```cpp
template <typename F> struct SweepLauncher {
    using Cell = typename F::Cell;
    using TDV = typename F::TimeDependentValue;
    using Layout = CellLayout<Cell>;
    static constexpr int CW = column_group_width<Cell>();
#if defined(STST_WINDOW_MODE)
    static constexpr int kMode = STST_WINDOW_MODE;
#else
    static constexpr int kMode = sizeof(Cell) <= 8    ? window_rotate
                                 : sizeof(Cell) <= 16 ? window_shift
                                                      : window_reload;
#endif

    static void launch(LaunchPlan const &plan, F const &tf, Cell const &halo_value,
                       PlaneSet const &src, PlaneSet const &dst, HaloPush const *push,
                       LaunchRegion const &region, std::size_t iteration0, unsigned n_gens,
                       TensorMapCache<Cell> &maps_cache, stst_stream_t stream,
                       Speculation const *spec = nullptr) {
#if defined(__CUDACC__)
        constexpr unsigned n_sub = unsigned(F::n_subiterations);
        constexpr unsigned radius = unsigned(F::stencil_radius);
        if (n_gens == 0 || n_gens > plan.fused_iterations || n_gens > max_fused_iterations)
            throw std::invalid_argument("StencilStream-B200: illegal number of fused iterations");
        if (region.out_row_hi <= region.out_row_lo || region.grid_w == 0)
            return;

        SweepGeometry geo{};
        geo.grid_h = region.grid_h;
        geo.grid_w = region.grid_w;
        geo.buf_row0 = region.buf_row0;
        geo.buf_rows = unsigned(region.buf_rows);
        geo.out_row_lo = region.out_row_lo;
        geo.out_row_hi = region.out_row_hi;
        geo.tile_h = region.tile_h ? std::min(region.tile_h, plan.tile_h) : plan.tile_h;
        const bool second = region.out2_row_hi > region.out2_row_lo;
        geo.tile_h = std::min(geo.tile_h, unsigned(region.out_row_hi - region.out_row_lo));
        if (second)
            geo.tile_h = std::min(geo.tile_h, unsigned(region.out2_row_hi - region.out2_row_lo));
        geo.tile_w = plan.tile_w;
        geo.halo = n_gens * n_sub * radius;
        geo.hpad = plan.hpad;
        geo.n_gens = n_gens;
        geo.tiles_x = (geo.grid_w + geo.tile_w - 1) / geo.tile_w;
        geo.use_tma = plan.use_tma ? 1u : 0u;
        geo.push = push ? 1u : 0u;
        geo.inv_block_y = (1u << 24) / plan.block_y + 1u;
        constexpr unsigned all_planes =
            Layout::n_planes >= 32 ? ~0u : ((1u << Layout::n_planes) - 1u);
        unsigned single_planes = 0;
        if (spec) {
            if constexpr (speculation_capable<F>()) {
                for (unsigned q = 0; q < n_sub && q < max_spec_subiterations; q++)
                    geo.keep[q] = spec->probe ? 0u : (spec->keep[q] & all_planes);
                geo.probe = spec->probe ? 1u : 0u;
                geo.spec_flags = spec->flags;
                single_planes = spec->probe ? 0u : spec->single_planes(n_sub, all_planes);
                if (single_planes != plan.single_planes)
                    throw std::logic_error("StencilStream-B200: plan and speculation masks disagree");
// ... 47 lines not shown
                                             cudaGetErrorString(err));
                configured_smem = smem;
            }
            kernel<<<grid, block, smem, static_cast<cudaStream_t>(stream)>>>(
                tf, halo_value, tdvs, src, dst, push ? *push : no_push, *maps, geo);
        };
        static std::size_t configured_smem_per_device[2][64] = {};
        if constexpr (speculation_capable<F>()) {
            if (spec) {
                submit(fused_sweep_kernel<F, CW, kMode, fixed_block_x<Cell>(),
                                          max_threads_per_cta<Cell>(), 1, true>,
                       configured_smem_per_device[1][region.device & 63]);
            } else {
                submit(fused_sweep_kernel<F, CW, kMode, fixed_block_x<Cell>(),
                                          max_threads_per_cta<Cell>(), 1, false>,
                       configured_smem_per_device[0][region.device & 63]);
            }
        } else {
            submit(fused_sweep_kernel<F, CW, kMode, fixed_block_x<Cell>(),
                                      max_threads_per_cta<Cell>(), 1, false>,
                   configured_smem_per_device[0][region.device & 63]);
        }
        cudaError_t err = cudaGetLastError();
        if (err != cudaSuccess)
            throw std::runtime_error(std::string("StencilStream-B200: kernel launch failed: ") +
                                     cudaGetErrorString(err));
#else
        (void)plan, (void)tf, (void)halo_value, (void)src, (void)dst, (void)push, (void)region;
        (void)iteration0, (void)n_gens, (void)maps_cache, (void)stream;
        throw std::runtime_error("StencilStream-B200 must be compiled with nvcc for sm_100a; "
                                 "there is no CPU fallback");
#endif
    }
};

}
}
}
```
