@@ -203,18 +210,21 @@
     const int row = have ? rfl(row_c) : 0;
     const int p1 = have ? rfl(p1_c) : 0;
     const int p2 = have ? rfl(p2_c) : 0;
-    {
-      int p1_n = 0, p2_n = 0, row_nn = 0;
-      if (it + 1 < rows_per_team && row_index(it + 1) < n_rows) {
-        p1_n = a.col_ptrs[row_n];
-        p2_n = a.col_ptrs[row_n + 1];
-      }
-      if (it + 2 < rows_per_team && row_index(it + 2) < n_rows) row_nn = rows[row_index(it + 2)];
-      row_c = row_n;
-      p1_c = p1_n;
-      p2_c = p2_n;
-      row_n = row_nn;
-    }
+    constexpr bool META_LATE = WIDEQ && !KFULL;
+#define RSP_ADVANCE_META()                                                      \
+    {                                                                           \
+      int p1_n = 0, p2_n = 0, row_nn = 0;                                       \
+      if (it + 1 < rows_per_team && row_index(it + 1) < n_rows) {               \
+        p1_n = a.col_ptrs[row_n];                                               \
+        p2_n = a.col_ptrs[row_n + 1];                                           \
+      }                                                                         \
+      if (it + 2 < rows_per_team && row_index(it + 2) < n_rows) row_nn = rows[row_index(it + 2)]; \
+      row_c = row_n;                                                            \
+      p1_c = p1_n;                                                              \
+      p2_c = p2_n;                                                              \
+      row_n = row_nn;                                                           \
+    }
+    if constexpr (!META_LATE) RSP_ADVANCE_META()
     const int cnt = p2 - p1;
     float* yrow = a.Y + (size_t)row * k;
     if (!GB && WPR == 1 && cnt <= 0) {
@@ -245,9 +255,10 @@
 #pragma unroll
     for (int s2 = 0; s2 < (CVLDS ? 1 : NSL); s2++) cl[s2] = 0.f;
     auto csv_fill = [&](auto&& conf_of, const int n) {
+      const int ln = opaque_lane<WIDEQ>(lane);
 #pragma unroll
       for (int s2 = 0; s2 < NSL; s2++) {
-        const int sl = lane + 64 * s2;
+        const int sl = ln + 64 * s2;
         if (s2 == 0 || sl < CAP) csv[(sl & 3) * CAPQ + (sl >> 2)] = sl < n ? conf_of(sl) : 0.f;
       }
     };
@@ -273,6 +284,8 @@
       }
     };
     int pf_pos = -1;
+#define RSP_SLOT_IN(q, n) (SM::wideq ? g < (n) - 4 * (q) : 4 * (q) + g < (n))
+#define RSP_SLOT_J(q, n) max(SM::wideq ? min(g, (n) - 1 - 4 * (q)) + 4 * (q) : min(4 * (q) + g, (n) - 1), 0)
     auto gather_q = [&](auto nq_tag, const int base, const int n, const bool from_pf = false) {
       constexpr int NQG = decltype(nq_tag)::value;
       int id[NQG > 0 ? NQG : 1];
@@ -284,9 +297,9 @@
         wave_sync();
 #pragma unroll
         for (int q = 0; q < NQG; q++) {
-          const int j = max(min(4 * q + g, n - 1), 0);
+          const int j = RSP_SLOT_J(q, n);
           id[q] = pfxI[j];
-          if constexpr (!CVLDS) cv[q] = (!ZPAD || 4 * q + g < n) ? pfxC[j] : 0.f;
+          if constexpr (!CVLDS) cv[q] = (!ZPAD || RSP_SLOT_IN(q, n)) ? pfxC[j] : 0.f;
         }
         if constexpr (CVLDS) {
           csv_fill([&](int sl) { return pfxC[sl]; }, n);
@@ -303,20 +316,20 @@
         wave_sync();
 #pragma unroll
         for (int q = 0; q < NQG; q++) {
-          const int j = max(min(4 * q + g, n - 1), 0);
+          const int j = RSP_SLOT_J(q, n);
           id[q] = xi[j];
-          if constexpr (!CVLDS) cv[q] = (!ZPAD || 4 * q + g < n) ? tcur[j] : 0.f;
+          if constexpr (!CVLDS) cv[q] = (!ZPAD || RSP_SLOT_IN(q, n)) ? tcur[j] : 0.f;
         }
         if constexpr (TSAVE) cl[0] = lane < n ? pf_c : 0.f;
         wave_sync();
       } else {
 #pragma unroll
         for (int q = 0; q < NQG; q++) {
-          const int j = max(min(4 * q + g, n - 1), 0);
+          const int j = RSP_SLOT_J(q, n);
           id[q] = a.row_idx[base + j];
           if constexpr (!CVLDS) {
             const float c = a.vals[base + j];
-            cv[q] = (!ZPAD || 4 * q + g < n) ? c : 0.f;
+            cv[q] = (!ZPAD || RSP_SLOT_IN(q, n)) ? c : 0.f;
           }
         }
         if constexpr (CVLDS) {
@@ -328,12 +341,13 @@
           for (int s2 = 0; s2 < NSL; s2++) cl[s2] = lane + 64 * s2 < n ? a.vals[base + lane + 64 * s2] : 0.f;
         }
       }
+      const int ig = (SM::wideq && !KFULL) ? (opaque_lane<true>(lane) & 15) : i;
 #pragma unroll
       for (int q = 0; q < NQG; q++) {
-        const float* src = (!ZPAD || 4 * q + g < n) ? a.X + (size_t)id[q] * k : a.zero_row;
+        const float* src = (!ZPAD || RSP_SLOT_IN(q, n)) ? a.X + (size_t)id[q] * k : a.zero_row;
 #pragma unroll
         for (int b = 0; b < NV; b++) {
-          const int off = b * 16 * VW + i * VW;
+          const int off = b * 16 * VW + ig * VW;
           if constexpr (KFULL) {
             const piece_t pc = *reinterpret_cast<const piece_t*>(src + off);
             const float* pf = reinterpret_cast<const float*>(&pc);
@@ -348,6 +362,8 @@
         }
       }
     };
+#undef RSP_SLOT_IN
+#undef RSP_SLOT_J
     auto gather = [&](const int base, const int n, const bool from_pf = false) {
       gather_q(std::integral_constant<int, CAPQ>{}, base, n, from_pf);
     };
@@ -596,14 +612,15 @@
           } else {
             wave_sync();
             float esum = 0.f;
+            const int ln = opaque_lane<WIDEQ>(lane);
 #pragma unroll
             for (int s2 = 0; s2 < NSL; s2++) {
-              const int sl = NSL == 1 ? (lane & (CAP - 1)) : min(lane + 64 * s2, CAP - 1);
+              const int sl = NSL == 1 ? (lane & (CAP - 1)) : min(ln + 64 * s2, CAP - 1);
               const float t = tacc[sl];
               const float clv = CVLDS ? csv[(sl & 3) * CAPQ + (sl >> 2)] : cl[s2];
               const float d = IMPLICIT ? ltgt - t : clv - t;
               const float e = IMPLICIT ? clv * d * d : d * d;
-              esum += lane + 64 * s2 < ccnt ? e : 0.f;
+              esum += ln + 64 * s2 < ccnt ? e : 0.f;
             }
             lacc = row16_sum(esum);
           }
@@ -769,6 +786,8 @@
         }
       }
     }
+    if constexpr (META_LATE) RSP_ADVANCE_META()
+#undef RSP_ADVANCE_META
     if constexpr (IDXPF && STREAM == 0) {
       if (it + 1 < rows_per_team && row_index(it + 1) < n_rows) {
         const int np1 = rfl(p1_c), ncnt = rfl(p2_c) - np1;
@@ -808,9 +827,10 @@
           if (s2 == itc) alph[s2] = alpha;
         if constexpr (TSAVE) {
           wave_sync();
+          const int ln = opaque_lane<WIDEQ>(lane);
 #pragma unroll
           for (int s2 = 0; s2 < NSL; s2++) {
-            const int sl = NSL == 1 ? (lane & (CAP - 1)) : lane + 64 * s2;
+            const int sl = NSL == 1 ? (lane & (CAP - 1)) : ln + 64 * s2;
             if (CAP % 64 == 0 || sl < CAP) tacc[sl] = fmaf(alpha, tcur[sl], tacc[sl]);
           }
           wave_sync();
@@ -855,6 +875,7 @@
     }
     float rl = 0.f;
     sweep(x, 2, ap, rl, live);
+    if constexpr (META_LATE) p1_c = rfl(p1_c), p2_c = rfl(p2_c);
     if constexpr (DMAPF) wait_vm<0>();
     if constexpr (IDXPF && STREAM == 0) {
       asm volatile("" : "+v"(pf_id), "+v"(pf_c));
@@ -895,8 +916,13 @@
 constexpr int cfg_of_kp(int KP) { return KP == 64 ? 1 : 0; }
 constexpr int kTeam4Waves = 4, kTeam4Capq = 20;
 static_assert(kTeam4Max == kTeam4Waves * kTeam4Capq * 4, "wrmf_internal.h's split and the kernel's capacity");
+constexpr int kTeam4WideCapq = 24;
+static_assert(kTeam4WideMax == kTeam4Waves * kTeam4WideCapq * 4, "wrmf_schedule.h's split and the wide kernel's capacity");
+static_assert(kTeam4Max < kTeam4WideMax && kTeam4WideMax < 512, "the 4-wave launches take bucket 1's rows from its short end");
+static_assert(QSmem<128, kTeam4WideCapq, kTeam4Waves, kTeam4Waves, 0, true>::bytes <= 80 * 1024, "the wide team kernel's LDS");
 constexpr bool team4_split(int KP, bool GB) { return KP == 128 && !GB; }
 int team4_first(const QSchedule& q) { return std::min(std::max(q.team4_first, q.off[1]), q.off[2]); }
+int team4_wide_first(const QSchedule& q) { return std::min(std::max(q.team4_wide_first, q.off[1]), team4_first(q)); }
 
 template <int KP, int WAVES, int CAPQ, int WPR, int STREAM, bool IMPLICIT, bool GB, int DMF = 0, bool KFULL = false>
 hipError_t launch_bucket(const AlsArgs& a, const int32_t* rows, int n_rows, int grid, size_t slot0, hipStream_t s,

++++++++

Working down the entries above, count each line in which "tcur" occurs, and state only the resulting number.

3